# Anyone see any issues with this sump design?



## predator (Jan 28, 2005)

so basically here is whats up...

water comes into the back right chamber (as viewed in the iso) via a sypen tube fromt he main tank... this chamber (which contains the skimmer) fills with water and overflows into the left back chamber... This chamber contains a pump and the heater... the water is then pumed into the tank, or the fuge.... The water that is pummed into the fuge eventually flows over the top and back into left rear chamber...

When a water changes is needed the left rear chamber can be emptied via a drain tube with a valve... then simply heated and pumped through the system...

any thoughts...

the foot print is 10"x10" and it is approx 12 inches tall... the rear chambers have a foot print of 5"x5"... this should add about 5 gallons to the volume of the tank...

prolly going get like a 80 gph pump and runn 60 or so to the tank and 20 to the fuge...

-me


----------



## jones57742 (Sep 8, 2007)

predator

I have absolutely no experience with salt water and the closest that I have ever come to a refugium is the induction of plants into and lighting for the second chamber of my sump.

The details which you posted appear similar to several prefab wet/drys.

Having said the above and IMHO you will be way better off, if you have the available space, to use a horizontal instead of a substantially vertical process.

In addition and as I am sure you know the rated capacity of the external pump which you are proposing is based on zero head and the pump size will need to be based on head (energy) losses and the head/discharge curve for your pump.

Based on my visiting with SW folks the rate of flow required in the tank is much greater than that which will allow appropriate filtration.
The wet/dry will only be effective at turnovers of 10 per hour or less.
Hence they have power heads in their tanks.

TR


----------



## predator (Jan 28, 2005)

I guess i should have expained better... this will be running a 10 gallon tank MSOWLR (mantis shrimp) tank and will be sitting right beside the tank so no head...

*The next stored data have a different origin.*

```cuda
template <typename T, int BM, int BN>
// ... 235 lines not shown
        if (dtype == SVRS_F32 && out_dtype == SVRS_F32) launch_pixel<float, float>(a, grid, st);
        else if (dtype == SVRS_BF16 && out_dtype == SVRS_BF16) launch_pixel<__nv_bfloat16, __nv_bfloat16>(a, grid, st);
        else if (dtype == SVRS_BF16 && out_dtype == SVRS_F32) launch_pixel<__nv_bfloat16, float>(a, grid, st);
        else { set_error("conv: unsupported (dtype, out_dtype) = (%d, %d)", dtype, out_dtype); return SVRS_E_UNSUPPORTED; }
        return check_launch("conv_pixel_kernel");
    }
    if (out_dtype != dtype || a.bn_sums) {
        set_error("conv: fp32 output / fused BatchNorm statistics are not available on the generic SIMT kernel (K=%d Nc=%d)", g.K, g.Nc);
        return SVRS_E_UNSUPPORTED;
    }
    if (g.Nc <= 16) {
        dim3 grid((unsigned)((M + 255) / 256), (g.Nc + 15) / 16, g.nprob);
        if (dtype == SVRS_F32) SVRS_LAUNCH((conv_taps_kernel<float, 256, 16>), grid, 256, 0, st, a);
        else SVRS_LAUNCH((conv_taps_kernel<__nv_bfloat16, 256, 16>), grid, 256, 0, st, a);
    } else {
        dim3 grid((unsigned)((M + 63) / 64), (g.Nc + 63) / 64, g.nprob);
        if (dtype == SVRS_F32) SVRS_LAUNCH((conv_taps_kernel<float, 64, 64>), grid, 256, 0, st, a);
        else SVRS_LAUNCH((conv_taps_kernel<__nv_bfloat16, 64, 64>), grid, 256, 0, st, a);
    }
    return check_launch("conv_taps_kernel");
}

struct WgradArgs {
    const void* gmat;
    const void* x;
    float* dw;
    int KK;
    int ksplit;
    TapGeom g;
};

}
#include "wgrad_narrow.cuh"
#include "wgrad16.cuh"
namespace svrs {

template <typename T>
__global__ void __launch_bounds__(256) wgrad_taps_kernel(const __grid_constant__ WgradArgs a) {
    pdl_entry();
    constexpr int BA = 64, BB = 64, BP = 16;
    __shared__ float Gs[BP][BA];
    __shared__ float Xs[BP][BB];
    const TapGeom& g = a.g;
    const Prob& pb = g.prob[0];
    const T* __restrict__ G = reinterpret_cast<const T*>(a.gmat) + pb.out_off;
    const T* __restrict__ X = reinterpret_cast<const T*>(a.x);
    const int Ca = g.Nc, Cb = g.K;
    const int b_tiles = (Cb + BB - 1) / BB;
    const int a0 = (blockIdx.x / b_tiles) * BA;
    const int b0 = (blockIdx.x % b_tiles) * BB;
    const int t = blockIdx.y;
    const Tap tp = pb.taps[t];
    const long long M = (long long)g.N * g.OH * g.OW;
    long long chunk = (M + a.ksplit - 1) / a.ksplit;
    chunk = (chunk + BP - 1) / BP * BP;
    const long long mbeg = (long long)blockIdx.z * chunk;
    const long long mend = mbeg + chunk < M ? mbeg + chunk : M;
    const int tid = threadIdx.x;
    const int tx = tid % 16, ty = tid / 16;
    const bool vecG = (Ca % 4 == 0), vecX = (Cb % 4 == 0);
    const int lp = tid / 16;
    const int lq = (tid % 16) * 4;

    float acc[4][4];
#pragma unroll
    for (int i = 0; i < 4; ++i)
#pragma unroll
// ... 511 lines not shown
    ConvArgs a;
    a.in = x; a.out = y; a.w = w_kn; a.bias = bias; a.act = act; a.bn_sums = bn_sums;
    geom_convT4s2(a.g, N, H, W, Cin, Cout);
    return launch_conv(a, dtype, (cudaStream_t)stream);
}

extern "C" int svrs_convT2d_fprop(const void* x, const void* w_kn, const void* w_nk, const float* bias, void* y, int dtype,
                                  int N, int H, int W, int Cin, int Cout, int act, void* stream) {
    return svrs_convT2d_fprop_ex(x, w_kn, w_nk, bias, y, dtype, nullptr, N, H, W, Cin, Cout, act, stream);
}

extern "C" int svrs_convT2d_dgrad(const void* dy, const void* w_kn, const void* w_nk, void* dx, int dtype,
                                  int N, int H, int W, int Cin, int Cout, void* stream) {
    SVRS_CHECK_ARG(dy && w_kn && dx && dtype_ok(dtype), "convT2d_dgrad: null pointer or bad dtype");
    if (N > 0 && use_tc(w_nk, dtype, Cout, Cin, W, H))
        return launch_conv_tc(2, dy, w_nk, nullptr, dx, N, 2 * H, 2 * W, Cout, Cin, SVRS_ACT_NONE, ConvExtra(), (cudaStream_t)stream);
    ConvArgs a;
    a.in = dy; a.out = dx; a.w = w_kn; a.bias = nullptr; a.act = SVRS_ACT_NONE; a.bn_sums = nullptr;
    geom_conv4s2(a.g, N, 2 * H, 2 * W, Cout, Cin);
    return launch_conv(a, dtype, (cudaStream_t)stream);
}

extern "C" int svrs_conv2d_wgrad(const void* x, const void* dy, float* dw, float* dw_packed, float* db, int dtype,
                                 int N, int H, int W, int Cin, int Cout, int ksize, int ksplit, void* stream) {
    SVRS_CHECK_ARG(x && dy && dtype_ok(dtype), "conv2d_wgrad: null pointer or bad dtype");
    SVRS_CHECK_ARG(ksize == 3 || (ksize == 4 && H % 2 == 0 && W % 2 == 0), "conv2d_wgrad: bad ksize");
    int rc = 0;
    if (dw) {
        WgradArgs a;
        a.gmat = dy; a.x = x; a.dw = dw; a.KK = ksize * ksize;
        if (ksize == 3) geom_conv3(a.g, N, H, W, Cin, Cout, false);
        else geom_conv4s2(a.g, N, H, W, Cin, Cout);
        const bool fold_db = db != nullptr && Cout % 8 == 0;
        if (g_tc_enabled_narrow && ksplit <= 0 && wgrad16_takes(dtype, N, H, W, Cin, Cout, ksize)) {
            rc = launch_wgrad16(x, dy, dw, db, N, H, W, Cin, (cudaStream_t)stream);
            db = nullptr;
        } else if (g_tc_enabled && N > 0 && dtype == SVRS_BF16 && wgrad_halo_supported(a.g, a.KK)) {
            rc = launch_wgrad3_halo(a.g, dy, x, dw_packed ? dw_packed : dw, dw_packed != nullptr, fold_db ? db : nullptr, (cudaStream_t)stream);
            if (fold_db) db = nullptr;
        } else if (g_tc_enabled && N > 0 && wgrad_tc_supported(dtype, Cout, Cin, a.g.OW, a.g.OH)) {
            rc = launch_wgrad_tc(a.g, dy, x, dw_packed ? dw_packed : dw, dw_packed != nullptr, a.KK, fold_db ? db : nullptr, (cudaStream_t)stream);
            if (fold_db) db = nullptr;
        } else if (g_tc_enabled_narrow && N > 0 && ksplit <= 0 && wgrad_narrow_mma_takes(a.g, dtype)) {
            rc = launch_wgrad_narrow_mma(a, db, (cudaStream_t)stream);
            db = nullptr;
        } else
            rc = launch_wgrad(a, dtype, ksplit, (cudaStream_t)stream);
        if (rc) return rc;
    }
    if (db) {
        int s = ksize == 3 ? 1 : 2;
        rc = launch_colsum(dy, dtype, (long long)N * (H / s) * (W / s), Cout, db, (cudaStream_t)stream);
    }
    return rc;
}

extern "C" int svrs_convT2d_wgrad(const void* x, const void* dy, float* dw, float* dw_packed, float* db, int dtype,
                                  int N, int H, int W, int Cin, int Cout, int ksplit, void* stream) {
    SVRS_CHECK_ARG(x && dy && dtype_ok(dtype), "convT2d_wgrad: null pointer or bad dtype");
    int rc = 0;
    if (dw) {
        WgradArgs a;
        a.gmat = x; a.x = dy; a.dw = dw; a.KK = 16;
        geom_conv4s2(a.g, N, 2 * H, 2 * W, Cout, Cin);
        if (g_tc_enabled && N > 0 && wgrad_tc_supported(dtype, Cin, Cout, a.g.OW, a.g.OH))
            rc = launch_wgrad_tc(a.g, x, dy, dw_packed ? dw_packed : dw, dw_packed != nullptr, 16, nullptr, (cudaStream_t)stream);
        else
            rc = launch_wgrad(a, dtype, ksplit, (cudaStream_t)stream);
        if (rc) return rc;
    }
    if (db) rc = launch_colsum(dy, dtype, (long long)N * 4 * H * W, Cout, db, (cudaStream_t)stream);
    return rc;
}

extern "C" int svrs_conv2d_wgrad_layout(int dtype, int N, int H, int W, int Cin, int Cout, int ksize) {
    if (!(ksize == 3 || (ksize == 4 && H % 2 == 0 && W % 2 == 0)) || N <= 0) return 0;
    if (g_tc_enabled_narrow && wgrad16_takes(dtype, N, H, W, Cin, Cout, ksize)) return 0;
    TapGeom g;
    if (ksize == 3) geom_conv3(g, N, H, W, Cin, Cout, false);
    else geom_conv4s2(g, N, H, W, Cin, Cout);
    if (g_tc_enabled && dtype == SVRS_BF16 && wgrad_halo_supported(g, ksize * ksize)) return 1;
    if (g_tc_enabled && wgrad_tc_supported(dtype, Cout, Cin, g.OW, g.OH)) return 1;
    return 0;
}
extern "C" int svrs_convT2d_wgrad_layout(int dtype, int N, int H, int W, int Cin, int Cout) {
    if (N <= 0) return 0;
    TapGeom g;
    geom_conv4s2(g, N, 2 * H, 2 * W, Cout, Cin);
    return (g_tc_enabled && wgrad_tc_supported(dtype, Cin, Cout, g.OW, g.OH)) ? 1 : 0;
}

extern "C" int svrs_debug_tap_geometry(int form, int N, int H, int W, int Cr, int Cw, int64_t* out, int cap) {
    SVRS_CHECK_ARG(out && form >= 0 && form <= 3, "debug_tap_geometry: bad args");
    TapGeom g;
    if (form == 0) geom_conv3(g, N, H, W, Cr, Cw, false);
    else if (form == 1) geom_conv3(g, N, H, W, Cr, Cw, true);
    else if (form == 2) geom_conv4s2(g, N, H, W, Cr, Cw);
    else geom_convT4s2(g, N, H, W, Cr, Cw);
    int n = 0;
    auto put = [&](long long v) { if (n < cap) out[n] = v; ++n; };
    put(g.N); put(g.OH); put(g.OW); put(g.IH); put(g.IW); put(g.K); put(g.Nc); put(g.nprob);
    put(g.o_sn); put(g.o_sy); put(g.o_sx); put(g.i_sn); put(g.i_sy); put(g.i_sx);
    for (int p = 0; p < g.nprob; ++p) {
        put(g.prob[p].out_off); put(g.prob[p].ntaps);
        for (int t = 0; t < g.prob[p].ntaps; ++t) {
            put(g.prob[p].taps[t].in_off); put(g.prob[p].taps[t].w_off); put(g.prob[p].taps[t].dy); put(g.prob[p].taps[t].dx);
        }
    }
    SVRS_CHECK_ARG(n <= cap, "debug_tap_geometry: buffer too small (%d needed)", n);
    return n;
// ... 2 lines not shown
```

### simple-vae-rs_b200/svrs_native/csrc/conv_tc.cu

```cuda
#include "common.cuh"
#include <stdlib.h>
#include "taps.cuh"
#include <cuda.h>
#include <string.h>
#include "tc_ptx.cuh"

namespace svrs {

constexpr int TC_STAGES = 4;
constexpr int TC_A_BYTES = 128 * 128;
constexpr int TC_B_BYTES = 256 * 128;
constexpr int TC_STAGE_BYTES = TC_A_BYTES + TC_B_BYTES;
constexpr int TC_SMEM_BYTES = TC_STAGES * TC_STAGE_BYTES + 1024  + 256 ;
constexpr int TC_THREADS = 64 + 32 * TC_EPI_WARPS;

struct TcTap {
    int map;
    int dy, dx;
    int wtap;
};
struct TcProb {
    int ntaps;
    int pad_;
    long long out_off;
// ... 162 lines not shown
        if (EXTRA && p.bn_sums) epi_bn_flush(s_bn, p.bn_sums, p.Nc, threadIdx.x - 64, 32 * TC_EPI_WARPS);
    }

    tc_fence_before();
    __syncthreads();
    if (warp == 1) {
        tc_fence_after();
        asm volatile("tcgen05.dealloc.cta_group::1.sync.aligned.b32 %0, 512;" ::"r"(tmem_base) : "memory");
    }
}

typedef CUresult (*PFN_encodeTiled)(CUtensorMap*, CUtensorMapDataType, cuuint32_t, void*, const cuuint64_t*, const cuuint64_t*,
                                    const cuuint32_t*, const cuuint32_t*, CUtensorMapInterleave, CUtensorMapSwizzle,
                                    CUtensorMapL2promotion, CUtensorMapFloatOOBfill);

static PFN_encodeTiled get_encode() {
    static PFN_encodeTiled fn = nullptr;
    if (!fn) {
        void* ptr = nullptr;
        cudaDriverEntryPointQueryResult qres;
        if (cudaGetDriverEntryPoint("cuTensorMapEncodeTiled", &ptr, cudaEnableDefault, &qres) == cudaSuccess && qres == cudaDriverEntryPointSuccess)
            fn = (PFN_encodeTiled)ptr;
    }
    return fn;
}

static CUtensorMapSwizzle swizzle_for(int cw) {
    return cw == 64 ? CU_TENSOR_MAP_SWIZZLE_128B : (cw == 32 ? CU_TENSOR_MAP_SWIZZLE_64B : CU_TENSOR_MAP_SWIZZLE_32B);
}

int chunk_width(int C) { return C % 64 == 0 ? 64 : (C % 32 == 0 ? 32 : (C % 16 == 0 ? 16 : 0)); }

int make_act_map(CUtensorMap* m, const void* base, int C, int W, int H, int N, long long sx, long long sy, long long sn,
                 int BW, int BH, int BNI, int cw) {
    PFN_encodeTiled enc = get_encode();
    if (!enc) { set_error("cuTensorMapEncodeTiled unavailable"); return SVRS_E_CUDA; }
    cuuint64_t dims[4] = {(cuuint64_t)C, (cuuint64_t)W, (cuuint64_t)H, (cuuint64_t)N};
    cuuint64_t strides[3] = {(cuuint64_t)sx * 2, (cuuint64_t)sy * 2, (cuuint64_t)sn * 2};
    cuuint32_t box[4] = {(cuuint32_t)cw, (cuuint32_t)BW, (cuuint32_t)BH, (cuuint32_t)BNI};
    cuuint32_t es[4] = {1, 1, 1, 1};
    CUresult r = enc(m, CU_TENSOR_MAP_DATA_TYPE_BFLOAT16, 4, const_cast<void*>(base), dims, strides, box, es,
                     CU_TENSOR_MAP_INTERLEAVE_NONE, swizzle_for(cw), CU_TENSOR_MAP_L2_PROMOTION_L2_128B,
                     CU_TENSOR_MAP_FLOAT_OOB_FILL_NONE);
    if (r != CUDA_SUCCESS) { set_error("cuTensorMapEncodeTiled(activation) failed: %d (C=%d W=%d H=%d N=%d cw=%d)", (int)r, C, W, H, N, cw); return SVRS_E_CUDA; }
    return 0;
}

int make_f32_2d_map(CUtensorMap* m, const void* base, long long inner, long long rows, int box_inner, int box_rows) {
    PFN_encodeTiled enc = get_encode();
    if (!enc) { set_error("cuTensorMapEncodeTiled unavailable"); return SVRS_E_CUDA; }
    cuuint64_t dims[2] = {(cuuint64_t)inner, (cuuint64_t)rows};
    cuuint64_t strides[1] = {(cuuint64_t)inner * 4};
    cuuint32_t box[2] = {(cuuint32_t)box_inner, (cuuint32_t)box_rows};
    cuuint32_t es[2] = {1, 1};
    CUtensorMapSwizzle sw = box_inner * 4 == 128 ? CU_TENSOR_MAP_SWIZZLE_128B : CU_TENSOR_MAP_SWIZZLE_64B;
    CUresult r = enc(m, CU_TENSOR_MAP_DATA_TYPE_FLOAT32, 2, const_cast<void*>(base), dims, strides, box, es,
                     CU_TENSOR_MAP_INTERLEAVE_NONE, sw, CU_TENSOR_MAP_L2_PROMOTION_NONE, CU_TENSOR_MAP_FLOAT_OOB_FILL_NONE);
    if (r != CUDA_SUCCESS) { set_error("cuTensorMapEncodeTiled(f32 2d) failed: %d (inner=%lld rows=%lld box %dx%d)", (int)r, inner, rows, box_inner, box_rows); return SVRS_E_CUDA; }
    return 0;
}

static int make_w_map(CUtensorMap* m, const void* base, int K, int Nc, int taps, int n_tile, int cw) {
    PFN_encodeTiled enc = get_encode();
    if (!enc) { set_error("cuTensorMapEncodeTiled unavailable"); return SVRS_E_CUDA; }
    cuuint64_t dims[3] = {(cuuint64_t)K, (cuuint64_t)Nc, (cuuint64_t)taps};
    cuuint64_t strides[2] = {(cuuint64_t)K * 2, (cuuint64_t)K * Nc * 2};
    cuuint32_t box[3] = {(cuuint32_t)cw, (cuuint32_t)n_tile, 1};
    cuuint32_t es[3] = {1, 1, 1};
    CUresult r = enc(m, CU_TENSOR_MAP_DATA_TYPE_BFLOAT16, 3, const_cast<void*>(base), dims, strides, box, es,
                     CU_TENSOR_MAP_INTERLEAVE_NONE, swizzle_for(cw), CU_TENSOR_MAP_L2_PROMOTION_L2_256B,
                     CU_TENSOR_MAP_FLOAT_OOB_FILL_NONE);
    if (r != CUDA_SUCCESS) { set_error("cuTensorMapEncodeTiled(weights) failed: %d (K=%d Nc=%d taps=%d)", (int)r, K, Nc, taps); return SVRS_E_CUDA; }
    return 0;
}

int make_plane_map_3d(CUtensorMap* m, const void* base, int elem_bytes, int S, long long planes, int box_w, int box_h, int box_c) {
// ... 118 lines not shown
```

### simple-vae-rs_b200/svrs_native/csrc/tc_ptx.cuh

```cuda
#pragma once
#include <cuda.h>
#include <stdint.h>

namespace svrs {

__device__ __forceinline__ uint32_t smem_u32(const void* p) { return (uint32_t)__cvta_generic_to_shared(p); }

__device__ __forceinline__ void mbar_init(uint32_t bar, uint32_t count) {
    asm volatile("mbarrier.init.shared::cta.b64 [%0], %1;" ::"r"(bar), "r"(count) : "memory");
}
__device__ __forceinline__ void mbar_expect_tx(uint32_t bar, uint32_t bytes) {
    asm volatile("mbarrier.arrive.expect_tx.shared::cta.b64 _, [%0], %1;" ::"r"(bar), "r"(bytes) : "memory");
}
__device__ __forceinline__ void mbar_arrive(uint32_t bar) {
    asm volatile("mbarrier.arrive.shared::cta.b64 _, [%0];" ::"r"(bar) : "memory");
}
__device__ __forceinline__ void mbar_wait(uint32_t bar, uint32_t parity) {
    asm volatile(
        "{\n\t"
        ".reg .pred P1;\n\t"
        "WAIT_LOOP:\n\t"
        "mbarrier.try_wait.parity.shared::cta.b64 P1, [%0], %1;\n\t"
        "@P1 bra DONE;\n\t"
        "bra WAIT_LOOP;\n\t"
// ... 270 lines not shown
        if (act == SVRS_ACT_HARDTANH7) epi_rows<SVRS_ACT_HARDTANH7, true, true>(taddr, n_tile, half, orow, bias, c_base, Nc, row_ok, er);
        else if (bias) epi_rows<SVRS_ACT_NONE, true, true>(taddr, n_tile, half, orow, bias, c_base, Nc, row_ok, er);
        else epi_rows<SVRS_ACT_NONE, false, true>(taddr, n_tile, half, orow, bias, c_base, Nc, row_ok, er);
        return;
    }
    if (bias) {
        if (act == SVRS_ACT_SIGMOID) epi_rows<SVRS_ACT_SIGMOID, true, false>(taddr, n_tile, half, orow, bias, c_base, Nc, row_ok, er);
        else if (act == SVRS_ACT_HARDTANH7) epi_rows<SVRS_ACT_HARDTANH7, true, false>(taddr, n_tile, half, orow, bias, c_base, Nc, row_ok, er);
        else epi_rows<SVRS_ACT_NONE, true, false>(taddr, n_tile, half, orow, bias, c_base, Nc, row_ok, er);
    } else {
        epi_rows<SVRS_ACT_NONE, false, false>(taddr, n_tile, half, orow, bias, c_base, Nc, row_ok, er);
    }
}
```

What is the right turn over rate for a fuge? like 5/hour or less?

-me


----------



## leveldrummer (May 27, 2005)

no offense, but it seems overly complicated, why not just set up a small 5 or 7 gallon tank, with a light over it, have gravity feed into the tank, and a small pump that returns the water into the main tank, or... just keep up with the water changes on the 10 gallon, all this stuff isnt really neccesary at all unless you just really want a fuge.


----------